The main differences include the new `DebeziumSinkRecord` which replaces `SinkRecord` and explicitly passing the collection naming format rather than the configuration class.

[WARNING]
====
If you implement a custom `TableNamingStrategy` in your deployment of the Debezium JDBC sink connector, be sure to adjust your code to use the new `CollectionNamingStrategy` so that your pipeline continues to function safely when updating to Debezium 3.1+.
====

=== Debezium Operator

==== Enabling Debezium Server REST endpoint

The Debezium Server API REST-ful endpoint can now be enabled automatically through a Debezium Server deployment on Kubernetes using the Debezium Operator.
In the `spec` section of the deployment descriptor, you can include the `runtime.api.enabled` property to toggle the API endpoint (https://issues.redhat.com/browse/DBZ-8234[DBZ-8234]), as shown below.

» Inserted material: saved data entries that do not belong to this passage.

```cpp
static int pit_scan_entry(const float *tet, const float *pts, float *cond, float *bary, const float *pred, float *occ, int32_t *hit_buf,
                          int B, int T, int Q, int algo, void *workspace, size_t workspace_bytes, void *stream_, const int32_t *order)
{
    DEFTET_CHECK_ARG(algo != DEFTET_PIT_BRUTE, "scan needs a binned algo");
    int rc = pit_check(tet, pts, cond, bary, pred, occ, hit_buf, B, T, Q, algo, workspace);
    if (rc != DEFTET_OK || B == 0 || Q == 0) return rc;
    Layout L = make_layout(B, T, Q, algo, workspace, workspace_bytes);
    DEFTET_CHECK_ARG(L.bytes <= workspace_bytes, "workspace too small: need %zu bytes, got %zu", L.bytes, workspace_bytes);
    return pit_scan<DenseTets>(L, tet, pts, cond, bary, pred, occ, hit_buf, B, T, Q, algo, as_stream(stream_), order);
}

extern "C" int deftet_point_in_tet_scan_f32(const float *tet, const float *pts, float *cond, float *bary, const float *pred,
                                            float *occ, int32_t *hit_buf, int B, int T, int Q, int algo, void *workspace,
                                            size_t workspace_bytes, void *stream_)
{
    return pit_scan_entry(tet, pts, cond, bary, pred, occ, hit_buf, B, T, Q, algo, workspace, workspace_bytes, stream_, nullptr);
}

extern "C" int deftet_point_in_tet_scan_ex_f32(const float *tet, const float *pts, float *cond, float *bary, const float *pred,
                                                    float *occ, int32_t *hit_buf, int B, int T, int Q, int algo,
                                                    const int32_t *tet_order, void *workspace, size_t workspace_bytes, void *stream_)
{
    return pit_scan_entry(tet, pts, cond, bary, pred, occ, hit_buf, B, T, Q, algo, workspace, workspace_bytes, stream_, tet_order);
}

extern "C" int deftet_point_in_tet_read_stats(const void *workspace, size_t workspace_bytes, int B, int T, int Q, int algo,
                                              int32_t *out_host, void *stream_)
{
    DEFTET_CHECK_ARG(workspace && out_host && B > 0 && algo != DEFTET_PIT_BRUTE, "bad argument");
    Layout L = make_layout(B, T, Q, algo, const_cast<void *>(workspace), workspace_bytes);
    DEFTET_CHECK_ARG(L.bytes <= workspace_bytes, "workspace too small");
    hipStream_t st = as_stream(stream_);
    std::vector<int32_t> tmp((size_t)B * 8);
    DEFTET_HIP(hipMemcpyAsync(tmp.data(), L.counters, (size_t)B * 32, hipMemcpyDeviceToHost, st));
    DEFTET_HIP(hipStreamSynchronize(st));
    for (int b = 0; b < B; ++b)
        for (int k = 0; k < 4; ++k) {
            out_host[b * 8 + k] = tmp[(size_t)b * 4 + k];
            out_host[b * 8 + 4 + k] = tmp[(size_t)B * 4 + (size_t)b * 4 + k];
        }
    return DEFTET_OK;
}

#ifdef PIT_PHASE_TIMING
extern "C" int deftet_debug_occupancy(int *out8)
{
    int n = 0;
    DEFTET_HIP(hipOccupancyMaxActiveBlocksPerMultiprocessor(&n, (const void *)deftet::pit::k_tet_scan_wave<deftet::pit::TetCfg<deftet::pit::DenseTets, false>>, 256, 0)); out8[0] = n;
    DEFTET_HIP(hipOccupancyMaxActiveBlocksPerMultiprocessor(&n, (const void *)deftet::pit::k_tet_scan_pair<deftet::pit::TetCfg<deftet::pit::DenseTets, false>>, 256, 0)); out8[1] = n;
    DEFTET_HIP(hipOccupancyMaxActiveBlocksPerMultiprocessor(&n, (const void *)deftet::pit::k_tet_scan_slab<deftet::pit::TetCfg<deftet::pit::DenseTets, false>>, 256, 0)); out8[2] = n;
    hipFuncAttributes a;
    DEFTET_HIP(hipFuncGetAttributes(&a, (const void *)deftet::pit::k_tet_scan_wave<deftet::pit::TetCfg<deftet::pit::DenseTets, false>>));
    out8[3] = (int)a.sharedSizeBytes; out8[4] = a.numRegs; out8[5] = (int)a.maxDynamicSharedSizeBytes;
    hipDeviceProp_t pr;
    DEFTET_HIP(hipGetDeviceProperties(&pr, 0));
    out8[6] = (int)pr.sharedMemPerMultiprocessor; out8[7] = (int)pr.sharedMemPerBlock;
    return DEFTET_OK;
}
extern "C" int deftet_debug_span_read(unsigned long long *out, int n_waves)
{
    DEFTET_CHECK_ARG(out && n_waves > 0 && n_waves <= deftet::pit::kPhaseWaves, "bad argument");
    DEFTET_HIP(hipMemcpyFromSymbol(out, HIP_SYMBOL(deftet::pit::g_span), (size_t)n_waves * 16));
    return DEFTET_OK;
}
extern "C" int deftet_debug_reason_read(unsigned long long *out8, int reset)
{
    DEFTET_HIP(hipMemcpyFromSymbol(out8, HIP_SYMBOL(deftet::pit::g_reason), 64));
    if (reset) {
        unsigned long long z[8] = {0};
        DEFTET_HIP(hipMemcpyToSymbol(HIP_SYMBOL(deftet::pit::g_reason), z, 64));
    }
    return DEFTET_OK;
}
extern "C" int deftet_debug_phase_read(unsigned long long *out16, int reset)
{
    std::vector<unsigned long long> h((size_t)kPhaseWaves * 16);
    DEFTET_HIP(hipMemcpyFromSymbol(h.data(), HIP_SYMBOL(deftet::pit::g_phase), h.size() * sizeof(unsigned long long)));
    for (int i = 0; i < 16; ++i) out16[i] = 0;
    for (size_t w = 0; w < (size_t)kPhaseWaves; ++w)
        for (int i = 0; i < 16; ++i) out16[i] += h[w * 16 + i];
    if (reset) {
        std::fill(h.begin(), h.end(), 0ull);
        DEFTET_HIP(hipMemcpyToSymbol(HIP_SYMBOL(deftet::pit::g_phase), h.data(), h.size() * sizeof(unsigned long long)));
    }
    return DEFTET_OK;
}
#endif

constexpr long long kDenseQueriesPerTet = 2;
extern "C" size_t deftet_point_in_tet_bwd_workspace_bytes(int B, int T, int Q)
{
    if (B <= 0 || T < 0 || Q < 0) return 0;
    const size_t lists = align_up((size_t)B * T * 4, 256) + align_up((size_t)B * Q * 4, 256) + align_up((size_t)B * 4, 256);
    const size_t miss = align_up((size_t)B * kMissStride * 4, 256);
    return lists > miss ? lists : miss;
}

static bool tets_null(const float *tet) { return tet == nullptr; }
static bool tets_null(const IndexedTets &s) { return s.pos == nullptr || s.idx == nullptr; }
static bool tets_misaligned(const float *tet) { return ((uintptr_t)tet & 15) != 0; }
static bool tets_misaligned(const IndexedTets &s) { return ((uintptr_t)s.idx & 15) != 0 || ((uintptr_t)s.pos & 3) != 0; }

template <class TS>
static int pit_bwd(typename TS::Arg tet, const float *pts, const float *cond, const float *grad_w, float *grad_tet, float *grad_pts,
                   const float *grad_occ, float *grad_pred, const int32_t *hit_buf, int B, int T, int Q, int accumulate, void *workspace,
                   size_t workspace_bytes, void *stream_)
{
    DEFTET_CHECK_ARG(B >= 0 && T >= 0 && Q >= 0, "negative size");
    DEFTET_CHECK_ARG(B <= 65535, "n_batch=%d exceeds 65535", B);
    DEFTET_CHECK_ARG((grad_occ == nullptr) == (grad_pred == nullptr), "grad_occ and grad_pred must be given together");
    hipStream_t st = as_stream(stream_);
    if (B == 0) return DEFTET_OK;
    if (grad_pts && Q > 0) DEFTET_HIP(hipMemsetAsync(grad_pts, 0, (size_t)B * Q * 12, st));
    if (T == 0) return DEFTET_OK;
    DEFTET_CHECK_ARG(grad_tet && ((uintptr_t)grad_tet & 15) == 0, "grad_tet null or not 16-byte aligned");
    if (Q == 0) {
        if (!accumulate) {
            DEFTET_HIP(hipMemsetAsync(grad_tet, 0, (size_t)B * T * 48, st));
            if (grad_pred) DEFTET_HIP(hipMemsetAsync(grad_pred, 0, (size_t)B * T * 4, st));
        }
        return DEFTET_OK;
    }
    DEFTET_CHECK_ARG(!tets_null(tet) && pts && cond && grad_w, "null pointer");
    DEFTET_CHECK_ARG(!tets_misaligned(tet) && ((uintptr_t)grad_w & 15) == 0, "tet/grad_w must be 16-byte aligned");
    const bool dense = (long long)Q > kDenseQueriesPerTet * (long long)T && workspace && ((uintptr_t)workspace & 255) == 0 &&
                       workspace_bytes >= deftet_point_in_tet_bwd_workspace_bytes(B, T, Q);
// ... 218 lines not shown
```

Baseline: 1.059 billion.

## Widen slab-local blocks, halve sub-bins, make prefix table row-major, split box block

The slab-local binning kernel now runs 512 threads per block, and the number of y sub-bins per z slab drops from 8 to 4. The per-chunk prefix table moves from a column-major, padded-block layout to a row-per-chunk layout with a 32-aligned pitch, so each chunk writes contiguous rows while the sort kernel does strided gathers. The bounding-box and irregular-count reduction moves to a dedicated extra block row in the sort grid, which returns early, and redundant keep-loads are skipped. These changes aim to cut sort-stage contention and improve write coalescing. The cost is coarser bins, which may leave more work per sort bin, and one extra block per batch.

```diff
diff --git a/deftet_amd/csrc/point_in_tet.hip b/deftet_amd/csrc/point_in_tet.hip
--- a/deftet_amd/csrc/point_in_tet.hip
+++ b/deftet_amd/csrc/point_in_tet.hip
@@ -321,22 +321,28 @@
 #define PIT_ROWTILE 2048
 #endif
 constexpr int kRowTile = PIT_ROWTILE;
-constexpr int kLocalKeep = kRowTile / 256;
-constexpr int kSub = 8;
+#ifndef PIT_LOCAL_THREADS
+#define PIT_LOCAL_THREADS 512
+#endif
+constexpr int kLocalThreads = PIT_LOCAL_THREADS;
+constexpr int kLocalWaves = kLocalThreads / 64;
+constexpr int kLocalKeep = kRowTile / kLocalThreads;
+static_assert(kLocalThreads % 64 == 0 && kLocalKeep * kLocalThreads == kRowTile, "whole waves, whole trips over a chunk");
+constexpr int kSub = 4;
 constexpr int kParts = 4;
 constexpr int kSubPerPart = kSub / kParts;
 constexpr int kMaxBin1 = kMaxG * kSub;
 
 template <bool HINT>
-__global__ __launch_bounds__(256) void k_slab_local(const float *__restrict__ pts, int Q, const float *__restrict__ bboxPart,
-                                                    float *gparam, int G, int Gx, int nblk, int nblkPad, int chunkQ,
+__global__ __launch_bounds__(kLocalThreads) void k_slab_local(const float *__restrict__ pts, int Q, const float *__restrict__ bboxPart,
+                                                    float *gparam, int G, int Gx, int nblk, int prePitch, int chunkQ,
                                                     float4 *localQ, int *pre, int *counters, int *irregQ,
                                                     const float *__restrict__ boxIn, float *partOut, int *irrCnt, int *result)
 {
     __shared__ int hist[kMaxBin1 + 1];
-    __shared__ int wtot[4];
+    __shared__ int wtot[kLocalWaves];
     __shared__ int s_irr, s_out;
-    __shared__ float s_box[4][6];
+    __shared__ float s_box[kLocalWaves][6];
     const int b = blockIdx.y, blk = blockIdx.x, R1 = G * kSub, tid = threadIdx.x;
     const int q0 = blk * chunkQ, q1 = min(Q, q0 + chunkQ);
     const bool keep = chunkQ <= kRowTile;
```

.An example YAML configuration
[source,yaml]
----
apiVersion: debezium.io/v1alpha1
kind: DebeziumServer
metadata:
name: my-debezium
spec:
image: quay.io/debezium/server:3.0.2.Final
quarkus:
config:
log.console.json: false
kubernetes-config.enabled: true
kubernetes-config.secrets: postgresql-credentials
runtime:
api:
enabled: true
sink:
type: kafka
config:
producer.bootstrap.servers: dbz-kafka-kafka-bootstrap:9092
producer.key.serializer: org.apache.kafka.common.serialization.StringSerializer
producer.value.serializer: org.apache.kafka.common.serialization.StringSerializer
source:
class: io.debezium.connector.postgresql.PostgresConnector
offset:
memory: { }
schemaHistory:
memory: { }
config:
database.hostname: postgresql
database.port: 5432
database.user: ${POSTGRES_USER}
database.password: ${POSTGRES_PASSWORD}
database.dbname: ${POSTGRES_DB}
topic.prefix: inventory
schema.include.list: inventory
----

By default, the Debezium Server API endpoint is disabled, but can be enabled by setting the `spec.runtime.api.enabled` with a value of `true`, as shown above.

[id="other-fixes"]
== Other fixes

In total there were https://issues.redhat.com/issues/?jql=project%20%3D%20DBZ%20and%20fixVersion%20%20in%20(3.0.2.Final)[46 issues] resolved in Debezium 3.0.2.Final.
The list of changes can also be found in our https://debezium.io/releases/3.0[release notes].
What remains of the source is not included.